● **Data shown**:

========================================================================

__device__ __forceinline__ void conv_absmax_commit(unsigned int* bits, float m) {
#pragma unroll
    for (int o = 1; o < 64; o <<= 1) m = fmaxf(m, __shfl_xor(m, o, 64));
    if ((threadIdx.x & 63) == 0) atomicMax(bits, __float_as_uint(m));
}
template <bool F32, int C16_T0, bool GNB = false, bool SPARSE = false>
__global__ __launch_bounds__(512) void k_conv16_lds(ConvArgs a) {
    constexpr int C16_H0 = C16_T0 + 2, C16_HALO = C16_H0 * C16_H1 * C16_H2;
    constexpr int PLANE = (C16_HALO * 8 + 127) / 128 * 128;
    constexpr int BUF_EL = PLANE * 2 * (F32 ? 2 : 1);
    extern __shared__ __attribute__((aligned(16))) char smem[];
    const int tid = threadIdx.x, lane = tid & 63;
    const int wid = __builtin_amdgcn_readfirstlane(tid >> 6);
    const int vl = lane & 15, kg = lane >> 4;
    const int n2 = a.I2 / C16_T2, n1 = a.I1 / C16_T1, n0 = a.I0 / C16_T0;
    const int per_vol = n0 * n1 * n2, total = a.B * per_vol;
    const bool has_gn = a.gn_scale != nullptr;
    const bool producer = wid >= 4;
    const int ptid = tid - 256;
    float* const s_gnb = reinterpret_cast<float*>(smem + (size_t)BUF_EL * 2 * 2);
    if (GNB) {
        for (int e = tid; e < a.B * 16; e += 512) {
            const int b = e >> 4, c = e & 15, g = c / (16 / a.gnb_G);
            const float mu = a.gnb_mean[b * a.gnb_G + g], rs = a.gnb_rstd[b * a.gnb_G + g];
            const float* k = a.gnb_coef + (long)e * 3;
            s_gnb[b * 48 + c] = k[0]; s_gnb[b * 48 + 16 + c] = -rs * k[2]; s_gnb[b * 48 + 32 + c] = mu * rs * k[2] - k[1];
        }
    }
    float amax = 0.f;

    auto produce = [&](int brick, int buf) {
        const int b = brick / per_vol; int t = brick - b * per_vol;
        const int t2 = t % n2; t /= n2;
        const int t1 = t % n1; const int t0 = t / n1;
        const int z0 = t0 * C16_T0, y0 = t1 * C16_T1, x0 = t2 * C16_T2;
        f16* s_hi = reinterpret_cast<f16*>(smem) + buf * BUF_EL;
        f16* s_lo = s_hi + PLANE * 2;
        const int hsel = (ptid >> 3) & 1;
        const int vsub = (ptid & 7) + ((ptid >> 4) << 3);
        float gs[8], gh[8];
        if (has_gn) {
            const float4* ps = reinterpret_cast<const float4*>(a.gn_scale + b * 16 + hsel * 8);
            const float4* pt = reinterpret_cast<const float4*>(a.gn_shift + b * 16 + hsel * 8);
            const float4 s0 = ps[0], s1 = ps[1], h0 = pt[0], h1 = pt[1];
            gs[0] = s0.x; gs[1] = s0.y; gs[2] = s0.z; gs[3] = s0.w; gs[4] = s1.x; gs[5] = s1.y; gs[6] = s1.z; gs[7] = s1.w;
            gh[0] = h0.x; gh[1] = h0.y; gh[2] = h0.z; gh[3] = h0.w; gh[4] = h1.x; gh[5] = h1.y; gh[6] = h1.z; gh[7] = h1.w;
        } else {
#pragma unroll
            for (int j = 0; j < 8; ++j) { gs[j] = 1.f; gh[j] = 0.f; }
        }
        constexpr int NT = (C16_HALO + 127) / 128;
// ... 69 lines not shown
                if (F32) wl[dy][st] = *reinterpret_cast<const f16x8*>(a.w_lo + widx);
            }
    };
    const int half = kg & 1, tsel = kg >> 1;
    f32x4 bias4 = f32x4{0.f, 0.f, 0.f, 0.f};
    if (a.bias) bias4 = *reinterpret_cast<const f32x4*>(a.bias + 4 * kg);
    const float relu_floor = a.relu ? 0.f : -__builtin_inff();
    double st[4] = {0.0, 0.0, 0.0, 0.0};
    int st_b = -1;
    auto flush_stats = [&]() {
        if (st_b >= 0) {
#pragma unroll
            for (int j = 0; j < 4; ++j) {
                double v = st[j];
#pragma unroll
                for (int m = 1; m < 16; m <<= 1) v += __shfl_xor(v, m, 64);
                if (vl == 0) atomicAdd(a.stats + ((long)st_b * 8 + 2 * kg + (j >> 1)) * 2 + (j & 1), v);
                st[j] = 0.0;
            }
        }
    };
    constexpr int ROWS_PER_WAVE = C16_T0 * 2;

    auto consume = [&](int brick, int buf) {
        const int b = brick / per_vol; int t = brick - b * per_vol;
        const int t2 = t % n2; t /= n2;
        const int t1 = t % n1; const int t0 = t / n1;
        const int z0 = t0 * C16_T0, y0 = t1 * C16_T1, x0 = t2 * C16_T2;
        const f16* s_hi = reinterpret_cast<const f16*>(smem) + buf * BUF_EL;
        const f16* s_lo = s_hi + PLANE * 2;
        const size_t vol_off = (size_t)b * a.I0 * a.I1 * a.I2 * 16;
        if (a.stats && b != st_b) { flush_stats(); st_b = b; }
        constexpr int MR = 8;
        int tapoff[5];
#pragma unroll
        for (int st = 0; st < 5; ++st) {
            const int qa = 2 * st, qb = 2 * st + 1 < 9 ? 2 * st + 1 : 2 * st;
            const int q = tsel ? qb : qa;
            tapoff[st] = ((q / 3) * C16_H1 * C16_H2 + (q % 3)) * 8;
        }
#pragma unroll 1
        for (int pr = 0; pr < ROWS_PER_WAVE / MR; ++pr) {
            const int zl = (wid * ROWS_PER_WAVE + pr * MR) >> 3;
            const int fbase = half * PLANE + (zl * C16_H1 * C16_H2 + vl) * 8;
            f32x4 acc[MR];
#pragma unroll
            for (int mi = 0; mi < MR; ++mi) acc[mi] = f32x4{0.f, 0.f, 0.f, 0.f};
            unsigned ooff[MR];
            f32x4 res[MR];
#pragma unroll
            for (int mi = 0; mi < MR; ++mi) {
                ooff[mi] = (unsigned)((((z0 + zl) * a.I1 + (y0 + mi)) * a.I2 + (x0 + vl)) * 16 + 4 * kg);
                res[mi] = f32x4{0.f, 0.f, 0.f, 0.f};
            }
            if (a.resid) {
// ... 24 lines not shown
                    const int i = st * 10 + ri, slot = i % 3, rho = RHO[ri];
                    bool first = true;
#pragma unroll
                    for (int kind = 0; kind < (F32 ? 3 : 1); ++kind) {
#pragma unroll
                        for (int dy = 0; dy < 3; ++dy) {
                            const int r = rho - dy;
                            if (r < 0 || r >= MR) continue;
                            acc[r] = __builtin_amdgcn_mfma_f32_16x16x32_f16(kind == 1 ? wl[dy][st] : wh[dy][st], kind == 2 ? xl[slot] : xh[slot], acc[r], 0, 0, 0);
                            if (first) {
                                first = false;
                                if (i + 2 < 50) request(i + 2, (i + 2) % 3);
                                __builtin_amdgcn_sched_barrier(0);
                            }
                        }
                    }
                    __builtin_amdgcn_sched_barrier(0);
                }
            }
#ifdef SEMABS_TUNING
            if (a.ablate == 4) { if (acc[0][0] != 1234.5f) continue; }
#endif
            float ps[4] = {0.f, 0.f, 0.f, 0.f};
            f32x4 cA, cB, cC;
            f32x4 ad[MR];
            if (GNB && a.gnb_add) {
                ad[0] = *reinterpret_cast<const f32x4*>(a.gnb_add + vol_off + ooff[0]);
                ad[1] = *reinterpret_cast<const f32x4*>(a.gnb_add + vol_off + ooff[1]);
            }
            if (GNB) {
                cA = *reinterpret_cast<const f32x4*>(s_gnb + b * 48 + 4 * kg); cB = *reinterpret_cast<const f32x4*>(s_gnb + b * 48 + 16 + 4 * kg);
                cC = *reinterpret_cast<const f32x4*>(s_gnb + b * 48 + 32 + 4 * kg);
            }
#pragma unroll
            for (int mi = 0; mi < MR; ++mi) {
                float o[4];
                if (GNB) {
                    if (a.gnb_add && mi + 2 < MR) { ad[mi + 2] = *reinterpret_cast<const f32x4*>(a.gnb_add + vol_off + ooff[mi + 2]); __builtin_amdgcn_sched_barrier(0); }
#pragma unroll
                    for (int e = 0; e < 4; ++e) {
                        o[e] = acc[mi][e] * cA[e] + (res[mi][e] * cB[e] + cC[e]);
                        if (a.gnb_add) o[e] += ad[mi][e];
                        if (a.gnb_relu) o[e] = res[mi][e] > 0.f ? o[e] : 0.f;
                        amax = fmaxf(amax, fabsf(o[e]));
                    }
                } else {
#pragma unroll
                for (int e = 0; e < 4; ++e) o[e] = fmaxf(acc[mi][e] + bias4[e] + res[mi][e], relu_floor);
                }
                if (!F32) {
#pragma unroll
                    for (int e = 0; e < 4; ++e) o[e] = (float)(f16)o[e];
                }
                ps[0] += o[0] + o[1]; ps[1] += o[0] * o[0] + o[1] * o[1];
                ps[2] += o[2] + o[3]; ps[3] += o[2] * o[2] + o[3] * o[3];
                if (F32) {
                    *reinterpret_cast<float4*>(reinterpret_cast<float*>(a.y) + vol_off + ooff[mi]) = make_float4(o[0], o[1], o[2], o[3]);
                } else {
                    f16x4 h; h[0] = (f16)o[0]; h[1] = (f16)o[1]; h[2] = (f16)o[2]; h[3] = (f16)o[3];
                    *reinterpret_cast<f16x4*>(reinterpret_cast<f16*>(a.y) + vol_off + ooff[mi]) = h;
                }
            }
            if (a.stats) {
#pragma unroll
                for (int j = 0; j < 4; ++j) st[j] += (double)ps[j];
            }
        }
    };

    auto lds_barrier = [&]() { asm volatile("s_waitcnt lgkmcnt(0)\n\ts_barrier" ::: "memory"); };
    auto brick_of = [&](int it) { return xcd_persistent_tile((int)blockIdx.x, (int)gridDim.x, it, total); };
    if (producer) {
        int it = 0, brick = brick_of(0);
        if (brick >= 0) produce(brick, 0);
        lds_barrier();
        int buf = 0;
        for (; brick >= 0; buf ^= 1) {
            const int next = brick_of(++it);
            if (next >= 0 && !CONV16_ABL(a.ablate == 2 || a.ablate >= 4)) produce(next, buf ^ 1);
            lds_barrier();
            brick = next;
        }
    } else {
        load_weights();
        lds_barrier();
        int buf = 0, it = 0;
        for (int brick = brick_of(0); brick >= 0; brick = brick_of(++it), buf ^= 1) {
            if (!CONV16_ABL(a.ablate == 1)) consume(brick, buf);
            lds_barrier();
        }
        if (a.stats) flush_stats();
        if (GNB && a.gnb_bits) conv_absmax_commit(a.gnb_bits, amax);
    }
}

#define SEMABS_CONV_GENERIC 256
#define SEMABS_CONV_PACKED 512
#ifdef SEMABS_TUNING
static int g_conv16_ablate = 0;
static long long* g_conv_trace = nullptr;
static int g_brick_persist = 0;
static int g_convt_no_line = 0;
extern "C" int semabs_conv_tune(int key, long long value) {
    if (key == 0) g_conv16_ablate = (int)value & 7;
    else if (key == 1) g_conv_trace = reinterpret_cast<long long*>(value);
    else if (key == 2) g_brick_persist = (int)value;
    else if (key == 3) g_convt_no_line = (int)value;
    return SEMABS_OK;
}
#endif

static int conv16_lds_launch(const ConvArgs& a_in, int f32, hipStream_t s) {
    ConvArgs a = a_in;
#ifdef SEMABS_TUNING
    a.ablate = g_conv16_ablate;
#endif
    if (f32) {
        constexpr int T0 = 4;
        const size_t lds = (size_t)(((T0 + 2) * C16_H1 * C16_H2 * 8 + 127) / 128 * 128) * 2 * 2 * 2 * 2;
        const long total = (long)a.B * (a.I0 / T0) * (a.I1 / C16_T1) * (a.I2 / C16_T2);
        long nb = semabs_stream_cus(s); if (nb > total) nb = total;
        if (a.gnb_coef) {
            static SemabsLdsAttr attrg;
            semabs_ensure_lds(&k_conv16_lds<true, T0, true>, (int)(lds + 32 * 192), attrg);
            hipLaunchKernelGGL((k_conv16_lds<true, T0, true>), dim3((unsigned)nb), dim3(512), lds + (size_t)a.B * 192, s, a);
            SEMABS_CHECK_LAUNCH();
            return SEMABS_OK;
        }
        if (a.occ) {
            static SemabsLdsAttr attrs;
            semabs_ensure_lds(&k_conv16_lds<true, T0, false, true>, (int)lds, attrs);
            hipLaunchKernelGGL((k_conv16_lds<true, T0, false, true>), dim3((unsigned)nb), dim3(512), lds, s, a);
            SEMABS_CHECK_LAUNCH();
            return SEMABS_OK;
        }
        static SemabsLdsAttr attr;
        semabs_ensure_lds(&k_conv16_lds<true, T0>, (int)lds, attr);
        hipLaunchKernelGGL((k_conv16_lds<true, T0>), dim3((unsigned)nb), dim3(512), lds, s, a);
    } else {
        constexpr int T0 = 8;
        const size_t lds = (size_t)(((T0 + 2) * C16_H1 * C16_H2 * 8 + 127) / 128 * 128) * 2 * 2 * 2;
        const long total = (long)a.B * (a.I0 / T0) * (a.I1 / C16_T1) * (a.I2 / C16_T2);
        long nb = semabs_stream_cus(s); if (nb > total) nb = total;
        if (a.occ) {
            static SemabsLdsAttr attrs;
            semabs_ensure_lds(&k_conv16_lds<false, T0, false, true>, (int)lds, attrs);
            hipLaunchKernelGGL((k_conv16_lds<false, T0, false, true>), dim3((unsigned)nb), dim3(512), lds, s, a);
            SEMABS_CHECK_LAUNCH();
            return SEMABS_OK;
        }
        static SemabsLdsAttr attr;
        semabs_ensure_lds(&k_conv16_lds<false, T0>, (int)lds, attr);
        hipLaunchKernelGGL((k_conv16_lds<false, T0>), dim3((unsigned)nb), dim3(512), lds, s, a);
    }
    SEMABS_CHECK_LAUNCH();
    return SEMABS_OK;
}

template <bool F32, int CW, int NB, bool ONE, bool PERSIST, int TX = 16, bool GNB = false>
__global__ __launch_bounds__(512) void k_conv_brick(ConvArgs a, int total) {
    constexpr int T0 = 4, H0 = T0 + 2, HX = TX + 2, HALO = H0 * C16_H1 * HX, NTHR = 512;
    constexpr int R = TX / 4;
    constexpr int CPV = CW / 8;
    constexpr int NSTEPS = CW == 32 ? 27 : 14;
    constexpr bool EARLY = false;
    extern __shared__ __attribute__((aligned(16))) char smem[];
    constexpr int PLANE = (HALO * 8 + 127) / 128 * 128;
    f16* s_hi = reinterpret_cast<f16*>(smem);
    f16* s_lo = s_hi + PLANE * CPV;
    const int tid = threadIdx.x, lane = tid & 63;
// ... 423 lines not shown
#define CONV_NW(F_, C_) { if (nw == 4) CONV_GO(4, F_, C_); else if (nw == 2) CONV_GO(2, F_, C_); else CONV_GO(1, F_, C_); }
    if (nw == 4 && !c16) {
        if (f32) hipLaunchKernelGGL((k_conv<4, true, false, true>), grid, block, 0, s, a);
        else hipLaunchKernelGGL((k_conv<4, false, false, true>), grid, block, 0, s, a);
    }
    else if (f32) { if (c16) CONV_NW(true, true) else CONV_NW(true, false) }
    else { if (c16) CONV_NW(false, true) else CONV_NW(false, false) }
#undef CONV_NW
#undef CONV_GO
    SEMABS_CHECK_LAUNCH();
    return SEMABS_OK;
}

========================================================================

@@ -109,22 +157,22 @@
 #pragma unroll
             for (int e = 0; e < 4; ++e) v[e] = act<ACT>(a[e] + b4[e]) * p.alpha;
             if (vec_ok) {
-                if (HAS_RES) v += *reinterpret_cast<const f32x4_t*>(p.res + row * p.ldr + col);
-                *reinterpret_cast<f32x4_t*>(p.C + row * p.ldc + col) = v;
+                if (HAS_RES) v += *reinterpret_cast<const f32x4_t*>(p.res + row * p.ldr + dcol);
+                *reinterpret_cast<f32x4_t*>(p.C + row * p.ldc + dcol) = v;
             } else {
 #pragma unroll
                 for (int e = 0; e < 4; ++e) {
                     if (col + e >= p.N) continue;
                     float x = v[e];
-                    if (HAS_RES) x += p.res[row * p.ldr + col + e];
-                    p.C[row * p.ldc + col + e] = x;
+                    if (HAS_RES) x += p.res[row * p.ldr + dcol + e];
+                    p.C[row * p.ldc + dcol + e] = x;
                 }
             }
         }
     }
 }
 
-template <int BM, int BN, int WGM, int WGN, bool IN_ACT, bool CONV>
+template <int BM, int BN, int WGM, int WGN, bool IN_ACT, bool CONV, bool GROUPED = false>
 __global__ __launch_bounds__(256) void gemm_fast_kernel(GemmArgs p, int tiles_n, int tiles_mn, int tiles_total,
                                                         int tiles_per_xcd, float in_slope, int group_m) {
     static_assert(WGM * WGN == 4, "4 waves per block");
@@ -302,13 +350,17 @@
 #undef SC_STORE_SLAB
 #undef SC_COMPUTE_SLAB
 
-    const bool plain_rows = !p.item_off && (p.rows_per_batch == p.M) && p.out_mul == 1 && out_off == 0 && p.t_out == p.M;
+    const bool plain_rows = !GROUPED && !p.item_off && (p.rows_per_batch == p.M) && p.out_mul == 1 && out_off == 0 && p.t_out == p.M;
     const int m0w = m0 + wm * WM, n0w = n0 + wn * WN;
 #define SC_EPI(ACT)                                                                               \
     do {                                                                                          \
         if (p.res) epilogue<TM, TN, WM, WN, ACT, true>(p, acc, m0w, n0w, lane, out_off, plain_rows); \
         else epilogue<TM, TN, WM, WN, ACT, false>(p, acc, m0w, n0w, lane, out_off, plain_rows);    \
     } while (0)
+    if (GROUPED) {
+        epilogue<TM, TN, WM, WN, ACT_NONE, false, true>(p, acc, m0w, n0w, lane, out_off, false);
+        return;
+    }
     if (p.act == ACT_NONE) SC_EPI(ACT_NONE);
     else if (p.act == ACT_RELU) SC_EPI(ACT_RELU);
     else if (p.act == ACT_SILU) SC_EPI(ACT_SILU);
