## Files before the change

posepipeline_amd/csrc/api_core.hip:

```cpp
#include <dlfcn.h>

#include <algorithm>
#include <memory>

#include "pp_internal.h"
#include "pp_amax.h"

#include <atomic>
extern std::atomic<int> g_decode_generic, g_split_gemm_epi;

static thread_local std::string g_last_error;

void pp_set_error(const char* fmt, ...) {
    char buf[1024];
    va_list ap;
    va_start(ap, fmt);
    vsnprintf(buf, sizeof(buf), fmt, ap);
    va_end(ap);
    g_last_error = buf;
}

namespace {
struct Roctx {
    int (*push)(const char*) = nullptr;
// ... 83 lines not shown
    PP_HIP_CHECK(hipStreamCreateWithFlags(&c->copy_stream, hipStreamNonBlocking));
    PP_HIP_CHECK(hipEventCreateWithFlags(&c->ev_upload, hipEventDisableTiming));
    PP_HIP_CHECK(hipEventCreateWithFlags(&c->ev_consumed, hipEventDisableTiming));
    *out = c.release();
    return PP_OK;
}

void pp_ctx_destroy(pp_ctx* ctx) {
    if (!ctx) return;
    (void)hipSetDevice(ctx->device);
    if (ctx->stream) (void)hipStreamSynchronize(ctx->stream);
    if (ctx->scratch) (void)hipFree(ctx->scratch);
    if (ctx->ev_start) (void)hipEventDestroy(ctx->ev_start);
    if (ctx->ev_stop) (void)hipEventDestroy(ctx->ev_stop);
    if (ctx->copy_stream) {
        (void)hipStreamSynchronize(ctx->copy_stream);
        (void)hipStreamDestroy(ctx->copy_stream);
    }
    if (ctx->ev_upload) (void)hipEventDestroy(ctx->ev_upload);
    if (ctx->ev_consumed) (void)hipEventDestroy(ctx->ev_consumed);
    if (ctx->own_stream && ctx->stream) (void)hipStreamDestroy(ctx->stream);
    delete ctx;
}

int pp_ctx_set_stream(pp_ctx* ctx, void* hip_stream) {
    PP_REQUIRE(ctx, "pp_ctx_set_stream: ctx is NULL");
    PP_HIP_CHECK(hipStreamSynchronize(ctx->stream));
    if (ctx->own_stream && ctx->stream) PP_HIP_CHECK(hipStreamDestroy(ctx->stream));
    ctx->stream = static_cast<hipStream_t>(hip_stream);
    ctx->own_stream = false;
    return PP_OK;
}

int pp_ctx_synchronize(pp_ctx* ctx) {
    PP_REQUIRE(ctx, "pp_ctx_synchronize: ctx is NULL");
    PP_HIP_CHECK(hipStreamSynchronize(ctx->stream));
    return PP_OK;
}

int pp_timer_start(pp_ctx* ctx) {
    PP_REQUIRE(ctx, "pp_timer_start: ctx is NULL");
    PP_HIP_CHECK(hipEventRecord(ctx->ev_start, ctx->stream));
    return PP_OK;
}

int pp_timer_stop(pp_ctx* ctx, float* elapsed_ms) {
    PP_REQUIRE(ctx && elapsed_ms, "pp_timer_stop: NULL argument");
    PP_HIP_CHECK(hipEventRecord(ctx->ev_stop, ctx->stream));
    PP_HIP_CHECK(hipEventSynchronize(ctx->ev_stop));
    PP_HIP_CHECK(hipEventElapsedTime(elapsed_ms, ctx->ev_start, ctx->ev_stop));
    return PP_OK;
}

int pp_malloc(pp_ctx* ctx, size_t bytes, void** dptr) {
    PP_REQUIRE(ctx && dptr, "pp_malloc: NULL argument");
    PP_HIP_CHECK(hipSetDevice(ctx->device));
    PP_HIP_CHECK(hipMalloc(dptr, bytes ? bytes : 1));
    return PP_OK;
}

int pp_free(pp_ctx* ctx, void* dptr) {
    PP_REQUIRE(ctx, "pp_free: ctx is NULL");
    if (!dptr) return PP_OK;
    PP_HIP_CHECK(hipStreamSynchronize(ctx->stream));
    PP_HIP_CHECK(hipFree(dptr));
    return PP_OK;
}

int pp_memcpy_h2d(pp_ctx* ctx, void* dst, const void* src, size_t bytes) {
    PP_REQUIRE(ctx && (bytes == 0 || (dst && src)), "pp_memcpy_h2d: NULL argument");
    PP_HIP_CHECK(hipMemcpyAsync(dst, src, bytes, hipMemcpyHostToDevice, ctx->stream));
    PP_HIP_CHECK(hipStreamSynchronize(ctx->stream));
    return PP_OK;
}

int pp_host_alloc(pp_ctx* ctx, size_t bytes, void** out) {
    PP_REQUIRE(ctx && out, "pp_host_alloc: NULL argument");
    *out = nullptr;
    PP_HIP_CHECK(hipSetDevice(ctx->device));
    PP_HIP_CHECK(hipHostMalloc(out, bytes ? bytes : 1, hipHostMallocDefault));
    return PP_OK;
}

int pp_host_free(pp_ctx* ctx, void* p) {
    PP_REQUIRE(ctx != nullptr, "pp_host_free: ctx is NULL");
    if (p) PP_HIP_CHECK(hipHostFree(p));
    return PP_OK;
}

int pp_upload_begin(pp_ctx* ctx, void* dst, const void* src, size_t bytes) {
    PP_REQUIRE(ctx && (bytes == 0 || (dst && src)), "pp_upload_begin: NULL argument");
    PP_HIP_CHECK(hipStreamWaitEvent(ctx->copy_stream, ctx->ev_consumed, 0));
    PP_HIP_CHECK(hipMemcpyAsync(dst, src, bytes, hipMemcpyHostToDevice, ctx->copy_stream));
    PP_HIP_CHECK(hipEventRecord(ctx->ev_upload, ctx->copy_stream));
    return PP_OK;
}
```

========================================================================

● **What the exercise asks**: Only the lines from the one containing "constexpr int T0 = 8;" through the one containing "template <bool F32, int CW, int" are to be retyped, both boundary lines included, with no other material.

● **Exercise answer**:
        constexpr int T0 = 8;
        const size_t lds = (size_t)(((T0 + 2) * C16_H1 * C16_H2 * 8 + 127) / 128 * 128) * 2 * 2 * 2;
        const long total = (long)a.B * (a.I0 / T0) * (a.I1 / C16_T1) * (a.I2 / C16_T2);
        long nb = semabs_stream_cus(s); if (nb > total) nb = total;
        if (a.occ) {
            static SemabsLdsAttr attrs;
            semabs_ensure_lds(&k_conv16_lds<false, T0, false, true>, (int)lds, attrs);
            hipLaunchKernelGGL((k_conv16_lds<false, T0, false, true>), dim3((unsigned)nb), dim3(512), lds, s, a);
            SEMABS_CHECK_LAUNCH();
            return SEMABS_OK;
        }
        static SemabsLdsAttr attr;
        semabs_ensure_lds(&k_conv16_lds<false, T0>, (int)lds, attr);
        hipLaunchKernelGGL((k_conv16_lds<false, T0>), dim3((unsigned)nb), dim3(512), lds, s, a);
    }
    SEMABS_CHECK_LAUNCH();
    return SEMABS_OK;
}

template <bool F32, int CW, int NB, bool ONE, bool PERSIST, int TX = 16, bool GNB = false>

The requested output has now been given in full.